JuliaAI / MLJScientificTypes.jl

Implementation of the MLJ scientific type convention
MIT License
17 stars 6 forks source link

Add coerce methods to convert DateTime, Time and Date to Continuous #22

Closed ablaom closed 4 years ago

ablaom commented 4 years ago

Further context: https://github.com/alan-turing-institute/MLJModels.jl/issues/234

This requires implementation of

coerce(::Arr{T}, ::Type{<:Union{Missing,Continuous}}; 
    verbosity::Int=1, tight::Bool=false) where T<:Union{Missing,DateTime}

in analogy with similar implementation at https://github.com/alan-turing-institute/MLJScientificTypes.jl/blob/b65844b14a0335ef1f936e39e07b0036acd75cb7/src/convention/coerce.jl#L52 (for coercing arbitrary Real data, eg, Int, to Continuous element scitype). Here Arr is an alias for AbstractArray valid in that code block, which is where the new implementations should live.

Similar for Time and Date, although it may be possible to combine the implementations into one, or at least suck out the common code in a new function dispatched on the actual type.

For convenience, the coerce doc-string is copied below.

    coerce(A, ...; tight=false, verbosity=1)

Given a table `A`, return a copy of `A` ensuring that the scitype of the
columns match new specifications.
The specifications can be given as a a bunch of `colname=>Scitype` pairs or
as a dictionary whose keys are names and values are scientific types:

coerce(X, col1=>scitype1, col2=>scitype2, ... ; verbosity=1) coerce(X, d::AbstractDict; verbosity=1)

One can also specify pairs of type `T1=>T2` in which case all columns with
scientific element type subtyping `Union{T1,Missing}` will be coerced to the
new specified scitype `T2`.

## Examples

Specifiying (name, scitype) pairs:

using CategoricalArrays, DataFrames, Tables X = DataFrame(name=["Siri", "Robo", "Alexa", "Cortana"], height=[152, missing, 148, 163], rating=[1, 5, 2, 1]) Xc = coerce(X, :name=>Multiclass, :height=>Continuous, :rating=>OrderedFactor) schema(Xc).scitypes # (Multiclass, Continuous, OrderedFactor)

Specifying (T1, T2) pairs:

X = (x = [1, 2, 3], y = rand(3), z = [10, 20, 30]) Xc = coerce(X, Count=>Continuous) schema(Xfixed).scitypes # (Continuous, Continuous, Continuous)

ablaom commented 4 years ago

@venuur If you are still happy to help out, please assign yourself to this issue.

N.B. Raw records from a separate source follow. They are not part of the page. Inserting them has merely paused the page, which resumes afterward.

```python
# ... 298 lines not shown
            a.dh_up, a.d_prev_next, a.next_idx = opt(c["dh_up"]), opt(c["d_prev_next"]), opt(nidx)
            a.dt, a.w_hh = dt.data_ptr(), w_hh.data_ptr()
            a.dgi, a.dgh, a.decv, a.d_prev = c["dgi"].data_ptr(), c["dgh"].data_ptr(), c["decv"].data_ptr(), c["d_prev"].data_ptr()
            a.no_prev = 1 if c.get("no_prev") else 0
        rc = self.lib.temp_gru_cell_bwd_multi(len(cells), arr, d, variant, float(lam), saved_all.shape[1] * d, _stream())
        _lib.check(rc, "temp_gru_cell_bwd_multi")

    def subsample_views(self, jobs):
        arr = (_lib.TempSubsampleJob * len(jobs))()
        for a, j in zip(arr, jobs):
            a.n_nodes, a.n_edges, a.keep, a.seed = j["n_nodes"], j["n_edges"], j["keep"], int(j["seed"]) & 0xFFFFFFFFFFFFFFFF
            a.parent, a.child = _i32(j["parent"], "parent").data_ptr(), _i32(j["child"], "child").data_ptr()
            a.eid = _i32(j["eid"], "eid").data_ptr() if j["n_edges"] else None
            for fld in ("off_a", "off_b", "off_chunk_beg", "off_chunk_end", "off_chunk_seg", "n_chunks"):
                for v in range(3):
                    getattr(a, fld)[v] = int(j[fld][v])
            a.off_in_deg, a.off_out_deg, a.off_nnorm = int(j["off_in_deg"]), int(j["off_out_deg"]), int(j["off_nnorm"])
            a.keep_mask = j["keep_mask"].data_ptr() if j.get("keep_mask") is not None else None
            a.scratch = j["scratch"].data_ptr()
        _lib.check(self.lib.temp_subsample_views(len(jobs), arr, _stream()), "temp_subsample_views")

    def decay_rows(self, x, dt, lam):
        x, dt = _f32(x, "x"), _f32(dt, "dt")
        out = torch.empty_like(x)
        _lib.check(self.lib.temp_decay_rows(x.shape[0], x.shape[1], _ptr(x), _ptr(dt), float(lam), _ptr(out), _stream()), "temp_decay_rows")
        return out

    def gru_chain_supported(self, d):
        return bool(self.lib.temp_gru_chain_supported(int(d)))

    def gru_chain_pack(self, w_hh):
        w_hh = _f32(w_hh, "w_hh")
        d = w_hh.shape[1]
        out = torch.empty(self.lib.temp_gru_chain_pack_floats(d), dtype=torch.float32, device=w_hh.device)
        layout = self.lib.temp_gru_chain_pack_layout(d)
        _lib.check(self.lib.temp_gru_chain_pack(d, _ptr(w_hh), _ptr(out), _stream()), "temp_gru_chain_pack")
        out.chain_pack_layout = layout
        return out

    def gru_chain_pack_multi(self, w_hhs):
        w_hhs = [_f32(w, "w_hh") for w in w_hhs]
        d = w_hhs[0].shape[1]
        n = self.lib.temp_gru_chain_pack_floats(d)
        buf = torch.empty(len(w_hhs), n, dtype=torch.float32, device=w_hhs[0].device)
        src = (ctypes.c_void_p * len(w_hhs))(*[w.data_ptr() for w in w_hhs])
        dst = (ctypes.c_void_p * len(w_hhs))(*[buf[i].data_ptr() for i in range(len(w_hhs))])
        layout = self.lib.temp_gru_chain_pack_layout(d)
        _lib.check(self.lib.temp_gru_chain_pack_multi(len(w_hhs), d, src, dst, _stream()), "temp_gru_chain_pack_multi")
        return self._tagged([buf[i] for i in range(len(w_hhs))], layout)

    @staticmethod
    def _tagged(packs, layout):
        for pk in packs:
            pk.chain_pack_layout = layout
        return packs

    def _chain_desc(self, tabs, d, variant, lam, plane, packs, b_hhs):
        c = _lib.TempGruChain()
        c.d, c.variant, c.n_panels, c.n_steps, c.max_steps = d, variant, tabs["n_panels"], tabs["n_steps"], tabs["max_steps"]
        c.panel, c.rows, c.sinfo, c.dt = (_i32(tabs[k], k).data_ptr() for k in ("panel", "rows", "sinfo", "dt_bits"))
        c.lambda_, c.saved_plane, c.n_rnn = float(lam), plane, len(packs)
        layouts = {getattr(pk, "chain_pack_layout", None) for pk in packs}
        assert len(layouts) == 1 and None not in layouts, "chain packs without one common layout tag (gru_chain_pack*)"
        c.pack_layout = layouts.pop()
        keep = []
        for i, (pk, b) in enumerate(zip(packs, b_hhs)):
            pk, b = _f32(pk, "packed"), _f32(b, "b_hh")
            keep += [pk, b]
            c.packed[i], c.b_hh[i] = pk.data_ptr(), b.data_ptr()
        return c, keep

    def gru_chain_fwd(self, tabs, gi, lam, variant, packs, b_hhs, h_out, saved_all, gi_index=None):
        d = saved_all.shape[2]
        c, keep = self._chain_desc(tabs, d, variant, lam, saved_all.shape[1] * d, packs, b_hhs)
        if gi_index is not None:
            assert gi_index.shape[0] == saved_all.shape[1]
            c.gi_index = _i32(gi_index, "gi_index").data_ptr()
        rc = self.lib.temp_gru_chain_fwd(ctypes.byref(c), _ptr(_f32(gi, "gi")), _ptr(h_out), _ptr(saved_all), _stream())
        _lib.check(rc, "temp_gru_chain_fwd")

    def gru_chain_fwd_x_supported(self, d, variant, max_steps):
        return bool(self.lib.temp_gru_chain_fwd_x_supported(int(d), int(variant), int(max_steps)))

    def gru_chain_pack_x_multi(self, w_hhs, w_ihs):
        w_hhs, w_ihs = [_f32(w, "w_hh") for w in w_hhs], [_f32(w, "w_ih") for w in w_ihs]
        d = w_hhs[0].shape[1]
        k = len(w_hhs)
        n = self.lib.temp_gru_chain_pack_x_floats(d)
        buf = torch.empty(k, n, dtype=torch.float32, device=w_hhs[0].device)
        arr = lambda ts: (ctypes.c_void_p * k)(*[t.data_ptr() for t in ts])
        _lib.check(self.lib.temp_gru_chain_pack_x_multi(k, d, arr(w_hhs), arr(w_ihs), arr([buf[i] for i in range(k)]), _stream()),
                   "temp_gru_chain_pack_x_multi")
        return self._tagged([buf[i] for i in range(k)], _lib.CHAIN_PACK_HX_X)

    def gru_chain_fwd_x(self, tabs, x, x_index, lam, variant, packs, b_hhs, b_ihs, h_out, saved_all):
        d = saved_all.shape[2]
        c, keep = self._chain_desc(tabs, d, variant, lam, saved_all.shape[1] * d, packs, b_hhs)
        x = _f32(x, "x")
        assert x.shape[1] == d and x_index.shape[0] == saved_all.shape[1]
        b_ihs = [_f32(b, "b_ih") for b in b_ihs]
        barr = (ctypes.c_void_p * len(b_ihs))(*[b.data_ptr() for b in b_ihs])
        rc = self.lib.temp_gru_chain_fwd_x(ctypes.byref(c), _ptr(x), _ptr(_i32(x_index, "x_index")), barr, _ptr(h_out), _ptr(saved_all), _stream())
        _lib.check(rc, "temp_gru_chain_fwd_x")

    def gru_chain_bwd(self, tabs, saved_all, ups, lam, variant, packs, b_hhs, dgi, dgh):
        d = saved_all.shape[2]
        c, keep = self._chain_desc(tabs, d, variant, lam, saved_all.shape[1] * d, packs, b_hhs)
        ups = [_f32(u, "upstream") if u is not None else None for u in ups]
        arr = (ctypes.c_void_p * max(len(ups), 1))(*[u.data_ptr() if u is not None else None for u in ups])
        rc = self.lib.temp_gru_chain_bwd(ctypes.byref(c), _ptr(saved_all), len(ups), arr, _ptr(dgi), _ptr(dgh), _stream())
        _lib.check(rc, "temp_gru_chain_bwd")

    def gru_chain_keys_supported(self, d):
        return bool(self.lib.temp_gru_chain_keys_supported(int(d)))

    def gru_chain_bwd_g4(self, tabs, saved_all, ups, lam, variant, packs, b_hhs, g4, keys=None):
        d = saved_all.shape[2]
        c, keep = self._chain_desc(tabs, d, variant, lam, saved_all.shape[1] * d, packs, b_hhs)
        ups = [_f32(u, "upstream") if u is not None else None for u in ups]
        arr = (ctypes.c_void_p * max(len(ups), 1))(*[u.data_ptr() if u is not None else None for u in ups])
        if keys is not None:
            row_keys, col_keys = keys
            assert row_keys.dtype == torch.int32 and col_keys.dtype == torch.int32 and col_keys.is_contiguous()
            assert row_keys.numel() == saved_all.shape[1] and col_keys.numel() == (len(packs) + tabs["n_panels"]) * 4 * d
            rc = self.lib.temp_gru_chain_bwd_g4_keys(ctypes.byref(c), _ptr(saved_all), len(ups), arr, _ptr(g4), _ptr(row_keys), _ptr(col_keys),
                                                     _stream())
            _lib.check(rc, "temp_gru_chain_bwd_g4_keys")
            return
        rc = self.lib.temp_gru_chain_bwd_g4(ctypes.byref(c), _ptr(saved_all), len(ups), arr, _ptr(g4), _stream())
        _lib.check(rc, "temp_gru_chain_bwd_g4")

    def gru_grads_g4_supported(self, ns, d, variant):
        k = len(ns)
        if k < 1 or k > 4 or variant != _lib.GRU_TORCH:
            return False
        return self.lib.temp_gru_grads_g4_workspace(k, (ctypes.c_int * k)(*[int(n) for n in ns]), int(d)) > 0

    def gru_grads_g4(self, xs, hdecs, g4s, w_ihs, d_xs, row_keys=None, col_keys=None, x_col_keys=None):
        k = len(xs)
        d = xs[0].shape[1]
        dev = xs[0].device
        ns = (ctypes.c_int * k)(*[x.shape[0] for x in xs])
        nb = self.lib.temp_gru_grads_g4_workspace(k, ns, d)
        if nb == 0:
            raise ValueError("temp_gru_grads_g4: unsupported shape (check gru_grads_g4_supported first)")
        keep = [[_f32(t, "operand") for t in ts] for ts in (xs, hdecs, w_ihs)]
        for g in g4s:
            assert g.dtype == torch.float32 and g.is_contiguous() and g.shape[1] == 4 * d
        arr = lambda ts: (ctypes.c_void_p * k)(*[t.data_ptr() for t in ts])
        dx = (ctypes.c_void_p * k)(*[None if t is None else t.data_ptr() for t in d_xs])
        d_w = torch.empty(2 * k, 3 * d, d, dtype=torch.float32, device=dev)
        d_b = torch.empty(2 * k, 3 * d, dtype=torch.float32, device=dev)
        ws = self._ws(nb, dev)
        if row_keys is not None and col_keys is not None:
            for rk, ck, x in zip(row_keys, col_keys, xs):
                assert rk.dtype == torch.int32 and ck.dtype == torch.int32 and rk.is_contiguous() and ck.is_contiguous()
                assert rk.numel() == x.shape[0] and ck.numel() == 4 * d
            xk = None
            if x_col_keys is not None:
                for t in x_col_keys:
                    assert t.dtype == torch.int32 and t.is_contiguous() and t.numel() == d
                xk = arr(x_col_keys)
            rc = self.lib.temp_gru_grads_g4_keys(k, ns, d, arr(keep[0]), arr(keep[1]), arr(g4s), arr(keep[2]), dx, _ptr(d_w), _ptr(d_b),
                                                 arr(row_keys), arr(col_keys), xk, _ptr(ws), ws.numel(), _stream())
            _lib.check(rc, "temp_gru_grads_g4_keys")
            return [(d_w[2 * i], d_w[2 * i + 1], d_b[2 * i], d_b[2 * i + 1]) for i in range(k)]
        rc = self.lib.temp_gru_grads_g4(k, ns, d, arr(keep[0]), arr(keep[1]), arr(g4s), arr(keep[2]), dx, _ptr(d_w), _ptr(d_b), _ptr(ws),
                                        ws.numel(), _stream())
        _lib.check(rc, "temp_gru_grads_g4")
        return [(d_w[2 * i], d_w[2 * i + 1], d_b[2 * i], d_b[2 * i + 1]) for i in range(k)]

    def gru_weight_grads(self, x, hdec, dgi, dgh, w_ih, variant, d_x):
        n, d = x.shape
        w_ih = _f32(w_ih, "w_ih")
        dev = x.device
        d_w_ih = torch.empty_like(w_ih)
        d_w_hh = torch.empty(3 * d, d, dtype=torch.float32, device=dev)
        d_b_ih = torch.empty(w_ih.shape[0], dtype=torch.float32, device=dev)
        d_b_hh = torch.empty(3 * d, dtype=torch.float32, device=dev)
        ws = self._ws(self.lib.temp_gru_weight_grads_workspace(n, d, variant), dev)
        rc = self.lib.temp_gru_weight_grads(n, d, variant, _ptr(x), _ptr(hdec), _ptr(dgi), _ptr(dgh), _ptr(w_ih), _ptr(d_x),
                                            _ptr(d_w_ih), _ptr(d_w_hh), _ptr(d_b_ih), _ptr(d_b_hh), _ptr(ws), ws.numel(), _stream())
        _lib.check(rc, "temp_gru_weight_grads")
        return d_w_ih, d_w_hh, d_b_ih, d_b_hh

    def gru_weight_grads_multi(self, xs, hdecs, dgis, dghs, w_ihs, variant, d_xs):
        k = len(xs)
        if k < 1 or k > 4 or variant != _lib.GRU_TORCH or any(h is None for h in hdecs):
            return None
        d = xs[0].shape[1]
        dev = xs[0].device
        ns = (ctypes.c_int * k)(*[x.shape[0] for x in xs])
        nb = self.lib.temp_gru_weight_grads_multi_workspace(k, ns, d, variant)
        if nb == 0:
            return None
        keep = [[_f32(t, "operand") for t in ts] for ts in (xs, hdecs, dgis, dghs, w_ihs)]
        arr = lambda ts: (ctypes.c_void_p * k)(*[t.data_ptr() for t in ts])
        dx = (ctypes.c_void_p * k)(*[None if t is None else t.data_ptr() for t in d_xs])
        d_w = torch.empty(2 * k, 3 * d, d, dtype=torch.float32, device=dev)
        d_b = torch.empty(2 * k, 3 * d, dtype=torch.float32, device=dev)
        ws = self._ws(nb, dev)
        rc = self.lib.temp_gru_weight_grads_multi(k, ns, d, variant, arr(keep[0]), arr(keep[1]), arr(keep[2]), arr(keep[3]), arr(keep[4]), dx,
                                                  _ptr(d_w), _ptr(d_b), _ptr(ws), ws.numel(), _stream())
        if rc == 2:
            return None
        _lib.check(rc, "temp_gru_weight_grads_multi")
        return [(d_w[2 * i], d_w[2 * i + 1], d_b[2 * i], d_b[2 * i + 1]) for i in range(k)]

    def linear(self, a, b, trans_b, out=None, a_keys=None):
        a, b = _f32(a, "a"), _f32(b, "b")
        M, K = a.shape
        N = b.shape[0] if trans_b else b.shape[1]
        c = out if out is not None else torch.empty(M, N, dtype=torch.float32, device=a.device)
        assert c.shape == (M, N) and c.is_contiguous() and c.dtype == torch.float32
        if a_keys is not None:
            assert a_keys.dtype == torch.int32 and a_keys.is_contiguous() and a_keys.numel() == M
            rc = self.lib.temp_linear_keys(M, N, K, _ptr(a), K, _ptr(a_keys), _ptr(b), b.shape[1], int(trans_b), _ptr(c), N, _stream())
            _lib.check(rc, "temp_linear_keys")
            return c
        rc = self.lib.temp_linear(M, N, K, _ptr(a), K, _ptr(b), b.shape[1], int(trans_b), _ptr(c), N, _stream())
        _lib.check(rc, "temp_linear")
        return c

    def absmax_keys(self, x, rows=True, cols=True):
        x = _f32(x, "x")
        n, d = x.shape
        rk = torch.empty(n, dtype=torch.int32, device=x.device) if rows else None
        ck = torch.empty(self.lib.temp_keys_cols_size(d), dtype=torch.int32, device=x.device) if cols else None
        _lib.check(self.lib.temp_absmax_keys(n, d, _ptr(x), d, _ptr(rk), _ptr(ck), _stream()), "temp_absmax_keys")
        return rk, (ck[:d] if cols else None)

    def linear_t(self, a, b, trans_b, out_t):
        a, b = _f32(a, "a"), _f32(b, "b")
        M, K = a.shape
        N = b.shape[0] if trans_b else b.shape[1]
        if out_t.shape != (N, M) or not out_t.is_contiguous() or out_t.dtype != torch.float32:
            raise ValueError("linear_t: out_t must be a contiguous float32 (N, M) matrix")
        rc = self.lib.temp_linear_t(M, N, K, _ptr(a), K, _ptr(b), b.shape[1], int(trans_b), _ptr(out_t), M, _stream())
        _lib.check(rc, "temp_linear_t")
        return out_t

    def linear_multi(self, a_list, b_list, trans_b, out):
        K = a_list[0].shape[1]
        N = out.shape[1]
        arr = (_lib.TempLinearProblem * len(a_list))()
# ... 254 lines not shown
```

### temp_amd/csrc/gemm_bx.hpp

```cpp
#pragma once
#include "gemm_panel.hpp"

namespace temp {

typedef __bf16 bx_bf16x8 __attribute__((ext_vector_type(8)));
typedef unsigned int bx_u32x4 __attribute__((ext_vector_type(4)));

__device__ __forceinline__ void bx_split(float x, unsigned& h, unsigned& m, unsigned& l) {
  h = __float_as_uint(x) & 0xffff0000u;
  const float r1 = x - __uint_as_float(h);
  m = __float_as_uint(r1) & 0xffff0000u;
  l = __float_as_uint(r1 - __uint_as_float(m));
}
__device__ __forceinline__ void bx_split2(float x0, float x1, unsigned& H, unsigned& M, unsigned& L) {
  unsigned h0, m0, l0, h1, m1, l1;
  bx_split(x0, h0, m0, l0);
  bx_split(x1, h1, m1, l1);
  H = __builtin_amdgcn_perm(h1, h0, 0x07060302u);
  M = __builtin_amdgcn_perm(m1, m0, 0x07060302u);
  L = __builtin_amdgcn_perm(l1, l0, 0x07060302u);
}
__device__ __forceinline__ void bx_split8(const float4 a, const float4 b, bx_u32x4& H, bx_u32x4& M, bx_u32x4& L) {
  unsigned h, m, l;
  bx_split2(a.x, a.y, h, m, l); H[0] = h; M[0] = m; L[0] = l;
// ... 496 lines not shown
  g->per_xcd = ceil_div(g->row_tiles, 8);
  int best = 1;
  float best_cost = 1e30f;
  const int gmax = g->n_tiles < 7 ? g->n_tiles : 7;
  for (int w = 1; w <= gmax; ++w) {
    const int ng = ceil_div(g->n_tiles, w);
    const long long all_tiles = total_rows > 0 ? (total_rows + 127) / 128 : g->row_tiles;
    const long long blocks = (all_tiles > g->row_tiles ? all_tiles : (long long)g->row_tiles) * ng;
    const float rounds = blocks <= 512 ? 1.f : (float)blocks / 512.f + 0.5f;
    const float cost = rounds * (w + 0.5f);
    if (cost < best_cost * 0.999f || (cost <= best_cost * 1.001f && w > best)) { best_cost = cost; best = w; }
  }
  *G = best;
  g->n_groups = ceil_div(g->n_tiles, best);
  g->tail_store = g->n_tiles - (g->n_groups - 1) * best;
  return true;
}

}
#include "gemm_bxr.hpp"
#include "gemm_hx.hpp"
namespace temp {

template <class Epi>
static inline bool bx_pack_batch(const PanelBatch<Epi>& batch, int count, const BxGeom& g, hipStream_t st, BxPacked* pk) {
  const size_t pbytes = bx_packed_bytes(g.N, g.K);
  int n_distinct = 0, which[PANEL_MAXP];
  for (int i = 0; i < count; ++i) {
    which[i] = -1;
    for (int j = 0; j < i; ++j)
      if (batch.p[j].B == batch.p[i].B) { which[i] = which[j]; break; }
    if (which[i] < 0) which[i] = n_distinct++;
  }
  bx_u32x4* slot = pbytes * n_distinct <= BX_PACK_MAX_BYTES ? bx_scratch(st, pbytes * n_distinct) : nullptr;
  if (!slot) return false;
  const int n_slabs = ceil_div(g.K, 16);
  int done = 0;
  BxPackJobs jobs = {};
  for (int i = 0; i < PANEL_MAXP; ++i) pk->b[i] = slot;
  for (int i = 0; i < count; ++i) {
    bx_u32x4* dst = slot + (size_t)which[i] * (pbytes / 16);
    pk->b[i] = dst;
    if (which[i] < done) continue;
    ++done;
    if (n_distinct > 1 && n_distinct <= BX_PACK_JOBS) { bx_pack_jobs_add(jobs, batch.p[i].B, dst, g.K, g.N, g.ldb, g.trans_b); continue; }
    const dim3 pgrid(ceil_div((long long)n_slabs * g.n_tiles, 4));
    if (g.trans_b) TEMP_LAUNCH(K_BX_PACK, (k_bx_pack<1>), pgrid, dim3(256), 0, st, g.K, g.N, g.n_tiles, n_slabs, batch.p[i].B, g.ldb, dst);
    else TEMP_LAUNCH(K_BX_PACK, (k_bx_pack<0>), pgrid, dim3(256), 0, st, g.K, g.N, g.n_tiles, n_slabs, batch.p[i].B, g.ldb, dst);
  }
  if (jobs.count) TEMP_LAUNCH(K_BX_PACK, k_bx_pack_multi, dim3(ceil_div(jobs.total_units, 4)), dim3(256), 0, st, jobs);
  return true;
}
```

You might want to wait for #23 to merge, for then you already have Dates in the Project.toml.

Please make any PR to the dev branch, as per contributing guidelines

Don't hesitate to ask questions here or on slack.

venuur commented 4 years ago

Happy to help. I should get around to it later in the week.

venuur commented 4 years ago

I have two initial questions.

First, what does the argument tight mean?

Second, I originally viewed this as a fit-transform type transformer, like OneHotEncoder. The reasoning is that the linearization can then be extrapolated correctly when running prediction, continuing the example from the original issue. Suppose the training features looks like the following

dt_feature | linearized_dt_feature
2018-01-01 | 1
2018-01-02 | 2
2018-01-03 | 3

If we then want to predict for the dates 2018-01-04, 2018-01-05, then the correct linearization is the following:

dt_feature | linearized_dt_feature
2018-01-04 | 4
2018-01-05 | 5

Here's the implementation of the fit-transform variant for reference from my current forecasting code:

# Linearize dates to fit and predict linear trends correctly.
MLJModelInterface.@mlj_model mutable struct DateLinearizer <: MLJModelInterface.Unsupervised
    features::Vector{Symbol} = Symbol[]

function MLJModelInterface.fit(model::DateLinearizer, verbosity::Int, X)
    fitresult = [minimum(getproperty(X, c)) for c in model.features]
    cache = nothing
    report = nothing
    return fitresult, cache, report

function MLJModelInterface.transform(model::DateLinearizer, fitresult, X)
    let X = copy(X)
        for (c, min_dt) in zip(model.features, fitresult)
            dts = getproperty(X, c)
            setproperty!(X, c, @. Float64(Dates.value(dts - min_dt)))
venuur commented 4 years ago

Forgot to actually ask my question in the second part. Do you think this still makes since as a method of coerce given the use case I described, or am I conflating two different problems?

ablaom commented 4 years ago

No, you're right. You have learned parameters here and so a transformer makes better sense.